The mass murder between August and October 1942 included Jews exterminated in Auschwitz, in Ukraine and as part of “Operation Reinhard,” an intense mass-slaughter campaign carried out by the Nazis between March 1942 and November 1943 in death camps Belzec, Treblinka and Sobibor. The operation itself killed some 1.7 million Polish Jews.

That rate during that operation has been “poorly quantified in the past,” said Lewi Stone, a professor at Tel Aviv University, who published his study in the Science Advances academic journal. He mentioned that most records of the killings were destroyed by the Nazis.

The estimated average of 15,000 deaths daily during the “extreme phase of hyper-intense killing” is nearly three times greater than previous approximations.

Stone said that the murder pace declined in November 1942 due to “relatively few Jews left” in Nazi-controlled places in and around Poland, “so the rate of the killing likely subsided because of the difficulty of rounding up victims.”

This study implies that those three months consisted of a higher killing rate than the 1994 Rwandan genocide, which had been widely seen as the quickest murderous campaign in the 20th century, with some 800,000 people massacred over 100 days.
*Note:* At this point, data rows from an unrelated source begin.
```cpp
namespace dd {
Mods perturbed(const dd_pag* p, const dd_model* late) {
    Mods mo{};
    mo.pag = p; mo.pag_late = late; mo.missing = p ? nullptr : "null dd_pag";
    return mo;
}

const char* check_threshold(const dd_x0_threshold* t) {
    if (!t) return "null dd_x0_threshold";
    if (t->mode == DD_X0_STATIC) return t->range > 0.f && std::isfinite(t->range) ? nullptr : "dd_x0_threshold: range must be positive and finite";
    if (t->mode != DD_X0_DYNAMIC) return "dd_x0_threshold: unknown mode";
    if (!(t->quantile > 0.f && t->quantile <= 1.f)) return "dd_x0_threshold: quantile outside (0, 1]";
    if (!(t->s_max >= 1.f)) return "dd_x0_threshold: s_max must be at least 1 (it may be +inf)";
    return nullptr;
}
X0Threshold kernel_threshold(const dd_x0_threshold* t, long long n) {
// ... 45 lines not shown
        if (!m->time_fc1 || kind != prof) return DD_OK;
        while (m->fc1_events.size() < m->fc1_used + 1) {
            hipEvent_t e;
            DD_HIP(c, hipEventCreate(&e));
            m->fc1_events.push_back(e);
        }
        DD_HIP(c, hipEventRecord(m->fc1_events[m->fc1_used++], s));
        return DD_OK;
    }
#define DD_TIMED(kind, expr) \
    do { if (int rc_ = mark(kind)) return rc_; DD_HIP(c, expr); if (int rc_ = mark(kind)) return rc_; } while (0)

    int tile128(int N, int K, int K1) const { return bf16 && gemm_prefers_128(m->cfg.max_batch * L, N, K, K1, c->num_cus) ? 1 : 0; }
    const T* skip_of(int bi) const { return (const T*)ws.skips[nb - 1 - bi]; }
    Handoff norm1_written() const { return Handoff{!m->fused_qa, m->fused_qa}; }

    int rowlin_then_reduce(const GemmArgs<bf16_t>& g, int resid, const char* wimg, const float* ln_g, const float* ln_b, bool frag) {
        const RowLinArgs ra = rowlin_args(g, resid, wimg, ws.mlp_partial, ln_g, ln_b, (bf16_t*)h, frag ? ws.hfrag : nullptr, B, m->N, m->extras);
        DD_TIMED(DD_PROF_ROWLIN, launch_rowlin(ra, s));
        DD_HIP(c, launch_mlp_reduce(rowlin_reduce_args(ra), D, s));
        return DD_OK;
    }
    int splitk_then_reduce_ln(GemmArgs<bf16_t> g, int resid, const float* ln_g, const float* ln_b, bool frag) {
        g.partial = ws.mlp_partial; g.splits = 2;
        DD_TIMED(DD_PROF_SPLITK, launch_gemm_splitk(g, s, ch.cus));
        DD_HIP(c, launch_reduce_ln(splitk_reduce_args(g, resid, ln_g, ln_b, (bf16_t*)h, frag ? ws.hfrag : nullptr, L, m->extras), D, s));
        return DD_OK;
    }

    int embed(const float* x_img, const float* t_vec, const int64_t* y_dev, Handoff& first) {
        EmbedArgs ea{x_img, m->emb_wt, m->emb_b, m->pos, m->label, (const long long*)y_dev, t_vec, ch.st, ws.x,
                     B, m->cfg.in_chans, m->cfg.img_size, m->cfg.patch_size, D, L, m->extras,
                     m->cfg.num_classes, m->cfg.normalize_timesteps, round_up(M, 256), (c->dev_flags & DD_DEV_GENERIC_EMBED) ? 1 : 0};
        if constexpr (bf16) {
            if (m->fused_qa && !(c->dev_flags & DD_DEV_NO_EMBED_LN) && embed_ln_supported(ea)) {
                ea.ln_g = m->blocks[0].ln1_g; ea.ln_b = m->blocks[0].ln1_b; ea.ln_frag = ws.hfrag;
                first.frag = true;
            }
        }
        DD_HIP(c, launch_embed(ea, s));
        if (m->tm_w1t) {
            TimeMlpArgs ta{m->tm_w1t, m->tm_b1, m->tm_w2t, m->tm_b2, m->pos, t_vec, ch.st, ws.x, B, D, L, m->extras, m->cfg.normalize_timesteps};
            DD_HIP(c, launch_time_mlp(ta, s));
        }
        return DD_OK;
    }

    int ee_taps(int bi, const Handoff& in, bool& side) {
        if (!ee) return DD_OK;
        const HeadW& hd = m->heads[bi];
        const float* xin = (in.skip && ws.ytap) ? ws.ytap : ws.x;
        side = bi <= m->half_depth && ch.ee_fork && c->side && s != c->side;
        hipStream_t hs = side ? c->side : s;
        if (side) {
            DD_HIP(c, hipEventRecord(c->ev_ee_fork, s));
            DD_HIP(c, hipStreamWaitEvent(c->side, c->ev_ee_fork, 0));
        }
        const int t_mul = m->ee_type == DD_EE_MLP_PER_LAYER ? 0 : m->ee_type == DD_EE_MLP_PER_TIMESTEP ? 1 : nb;
        const int add = m->ee_type == DD_EE_MLP_PER_TIMESTEP ? 0 : bi;
        bool probe_done = false;
        if (hd.wg) {
            HeadDecArgs ha{xin, hd.wg, hd.dc, ee_dec_all ? ee_dec_all + (size_t)bi * Bs * L * m->pd : ws.dec, M, m->pd, (L - m->extras) % 16 == 0 ? L : 0, m->extras};
            if (hd.wsplit) { ha.wg = hd.wsplit; ha.c = hd.dcs; ha.split = 1; }
            if (ee_srow_all && m->ee_type != DD_EE_ATTENTION_PROBE && head_dec_probe_supported(D)) {
                ha.srow = ee_srow_all + (size_t)bi * Bs * L; ha.pw_base = m->probe_w; ha.pb_base = m->probe_b; ha.st = ch.st; ha.t_mul = t_mul; ha.add = add;
                probe_done = true;
// ... 564 lines not shown
```
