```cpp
extern "C" int idiff_attn_ctx_fwd(const float* q, const float* k, const float* v, float* out, int B, int C, int N, int M, int heads, float scale,
                                  idiff_stream_t stream) {
    IDIFF_CHECK_ARG(q && k && v && out && B > 0 && C > 0 && N > 0 && heads > 0 && C % heads == 0, "attn_ctx: bad args");
    IDIFF_CHECK_ARG(M >= 1 && M <= 32, "attn_ctx: M must be in 1..32 (got %d)", M);
    const int dh = C / heads;
    dim3 grid((N + 255) / 256, heads, B);
    const size_t lds = (size_t)2 * M * dh * sizeof(float);
    hipStream_t st = (hipStream_t)stream;
    if (dh == 16)
        hipLaunchKernelGGL(attn_ctx_kernel<16>, grid, dim3(256), lds, st, q, k, v, out, C, N, M, scale);
    else if (dh == 32)
        hipLaunchKernelGGL(attn_ctx_kernel<32>, grid, dim3(256), lds, st, q, k, v, out, C, N, M, scale);
    else if (dh == 64)
        hipLaunchKernelGGL(attn_ctx_kernel<64>, grid, dim3(256), lds, st, q, k, v, out, C, N, M, scale);
    else
        IDIFF_FAIL(IDIFF_E_UNSUPPORTED, "attn_ctx: head dim must be 16, 32 or 64 (got %d)", dh);
    IDIFF_CHECK_LAUNCH("attn_ctx_fwd");
    return IDIFF_OK;
}

extern "C" int idiff_attn_tokens_fwd(const float* q, const float* k, const float* v, float* out, int B, int Nq, int M, int C, int heads,
                                     float scale, int64_t ldq, int64_t ldkv, idiff_stream_t stream) {
    IDIFF_CHECK_ARG(q && k && v && out && B > 0 && Nq > 0 && C > 0 && heads > 0 && C % heads == 0, "attn_tokens: bad args");
    IDIFF_CHECK_ARG(M >= 1 && M <= 64, "attn_tokens: M must be in 1..64 (got %d)", M);
    IDIFF_CHECK_ARG(ldq >= C && ldkv >= C, "attn_tokens: row strides must be >= C");
    hipLaunchKernelGGL(attn_tokens_kernel, dim3(B * heads * Nq), dim3(64), 0, (hipStream_t)stream, q, k, v, out, Nq, M, C, heads, scale,
                       (long long)ldq, (long long)ldkv);
    IDIFF_CHECK_LAUNCH("attn_tokens_fwd");
    return IDIFF_OK;
// ... 164 lines not shown
```

### instancediff_amd/csrc/conv1x1_x3.hip

```cpp
#include <stdlib.h>

#include <type_traits>

#include "conv_args.h"

using idiff_detail::ConvArgs;

namespace {

typedef unsigned uintx4 __attribute__((ext_vector_type(4)));
typedef __bf16 bf16x8 __attribute__((ext_vector_type(8)));

constexpr int BM = 64, CKB = 32, NT = 256;
constexpr int B_ISTR = 1088;
constexpr int B_KGSTR = 4 * B_ISTR;
constexpr int B_PLSTR = 4 * B_KGSTR;
constexpr int B_BYTES = 3 * B_PLSTR;
constexpr int A_PLSTR = 4 * 64 * 16;
constexpr int A_BYTES = 3 * A_PLSTR;
constexpr int OLD = 256 + 4;
static_assert(32 * OLD * 4 <= B_BYTES, "epilogue tile must fit in the B planes");

__host__ __device__ constexpr unsigned hi16(unsigned u) { return u & 0xffff0000u; }

__device__ __forceinline__ unsigned pack_hi(unsigned odd, unsigned even) { return __builtin_amdgcn_perm(odd, even, 0x07060302u); }

__device__ __forceinline__ void split3(const float (&x)[8], uintx4& p1, uintx4& p2, uintx4& p3) {
    unsigned u1[8], u2[8], u3[8];
#pragma unroll
    for (int c = 0; c < 8; ++c) {
        u1[c] = __builtin_bit_cast(unsigned, x[c]);
        const float r1 = x[c] - __builtin_bit_cast(float, hi16(u1[c]));
        u2[c] = __builtin_bit_cast(unsigned, r1);
        const float r2 = r1 - __builtin_bit_cast(float, hi16(u2[c]));
        u3[c] = __builtin_bit_cast(unsigned, r2);
    }
    p1 = uintx4{pack_hi(u1[1], u1[0]), pack_hi(u1[3], u1[2]), pack_hi(u1[5], u1[4]), pack_hi(u1[7], u1[6])};
    p2 = uintx4{pack_hi(u2[1], u2[0]), pack_hi(u2[3], u2[2]), pack_hi(u2[5], u2[4]), pack_hi(u2[7], u2[6])};
    p3 = uintx4{pack_hi(u3[1], u3[0]), pack_hi(u3[3], u3[2]), pack_hi(u3[5], u3[4]), pack_hi(u3[7], u3[6])};
}

template <typename T>
__device__ __forceinline__ T* scalar_ptr(const T* p) {
    const unsigned long long v = reinterpret_cast<unsigned long long>(p);
    const unsigned lo = __builtin_amdgcn_readfirstlane((unsigned)v), hi = __builtin_amdgcn_readfirstlane((unsigned)(v >> 32));
    return reinterpret_cast<T*>(((unsigned long long)hi << 32) | lo);
}

__device__ __forceinline__ floatx4 mma(const uintx4& a, const uintx4& b, const floatx4& c) {
    return __builtin_amdgcn_mfma_f32_16x16x32_bf16(__builtin_bit_cast(bf16x8, a), __builtin_bit_cast(bf16x8, b), c, 0, 0, 0);
}

template <bool UNSH>
__global__ __launch_bounds__(NT) __attribute__((amdgpu_waves_per_eu(2, 2))) void conv1x1_x3_kernel(const ConvArgs a, const unsigned short* __restrict__ wx3) {
    extern __shared__ __attribute__((aligned(16))) unsigned char smem_raw[];
    unsigned char* const Bs = smem_raw;
    unsigned char* const As = smem_raw + B_BYTES;
    float* const econst = reinterpret_cast<float*>(smem_raw + B_BYTES + A_BYTES);

    const int tid = threadIdx.x;
    const int lane = tid & 63;
    const int wave = __builtin_amdgcn_readfirstlane(tid >> 6);
    const int n16 = lane & 15, kgl = lane >> 4;

    const unsigned logical = xcd_remap(blockIdx.x, a.total_wg);
    const int cob = logical % a.ncob;
    const int tile = (logical / a.ncob) % a.ntiles;
    const int b = logical / (a.ncob * a.ntiles);
    const int co0 = cob * BM;
    const long long HW = (long long)a.Hout * a.Wout;
    const long long pix0 = (long long)tile * 256;

    {
        const int which = tid >> 6, co = co0 + (tid & 63);
        float v = 0.f;
        if (which == 0 && a.bias) v = a.bias[co];
        if (which == 1 && a.vec) v = a.vec[(long long)b * a.Cout + co];
        if (which == 2 && a.aux) v = a.aux_a[(long long)b * a.Cout + co];
        if (which == 3 && a.aux) v = a.aux_b[(long long)b * a.Cout + co];
        econst[tid] = v;
    }

    const int q = lane, kg = wave;
    const int nchunks = (a.Cin + CKB - 1) / CKB;
    floatx4 xrA[8], xrB[8];
    uintx4 ar[3];
    constexpr int RSRC_FLAGS = 0x00020000;
    const float* const s0 = a.src0 + (long long)b * a.bs0 + (UNSH ? 0 : pix0);
    const float* const s1 = a.src1 ? a.src1 + (long long)b * a.bs1 + pix0 : s0;
    const long long HWin = (long long)a.Hin * a.Win;
    const int chstride_b = (int)((UNSH ? HWin : HW) * 4);
    int xoff = q * 16;
    if (UNSH) {
// ... 231 lines not shown
```

Measured before the change: 43.84 steps/s.

## Run f32 self-attention on bf16 MFMA with three-way split emulation

```diff
diff --git a/include/idiff.h b/include/idiff.h
--- a/include/idiff.h
+++ b/include/idiff.h
@@ -155,6 +155,10 @@
 
 int idiff_attn_self_fwd(const float* qkv, float* out, float* lse, int B, int C, int N, int heads, float scale,
                         idiff_stream_t stream);
+int idiff_attn_self_f32_fwd(const float* qkv, float* out, float* lse, int B, int C, int N, int heads, float scale,
+                            idiff_stream_t stream);
+int idiff_attn_self_x3_fwd(const float* qkv, float* out, float* lse, int B, int C, int N, int heads, float scale,
+                           idiff_stream_t stream);
 int idiff_attn_self_bf16_fwd(const float* qkv, float* out, int B, int C, int N, int heads, float scale, idiff_stream_t stream);
 int idiff_attn_self_f16_fwd(const float* qkv, float* out, int B, int C, int N, int heads, float scale, idiff_stream_t stream);
 int idiff_attn_ctx_fwd(const float* q, const float* k, const float* v, float* out, int B, int C, int N, int M,
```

“Historians, social scientists, policy-makers and journalists have consistently relied on inaccurate assessments that greatly underestimated the Holocaust kill rate during ‘Operation Reinhard,’ ” wrote Stone.

“It’s not a big [innovation],” Holocaust scholar Deborah Lipstadt told JNS. “We always knew that that period was the height of the killing. With the exception of Hungarian Jews – admittedly not a small number — most Jews murdered by the Nazis were dead by the end (and even earlier) of 1943.”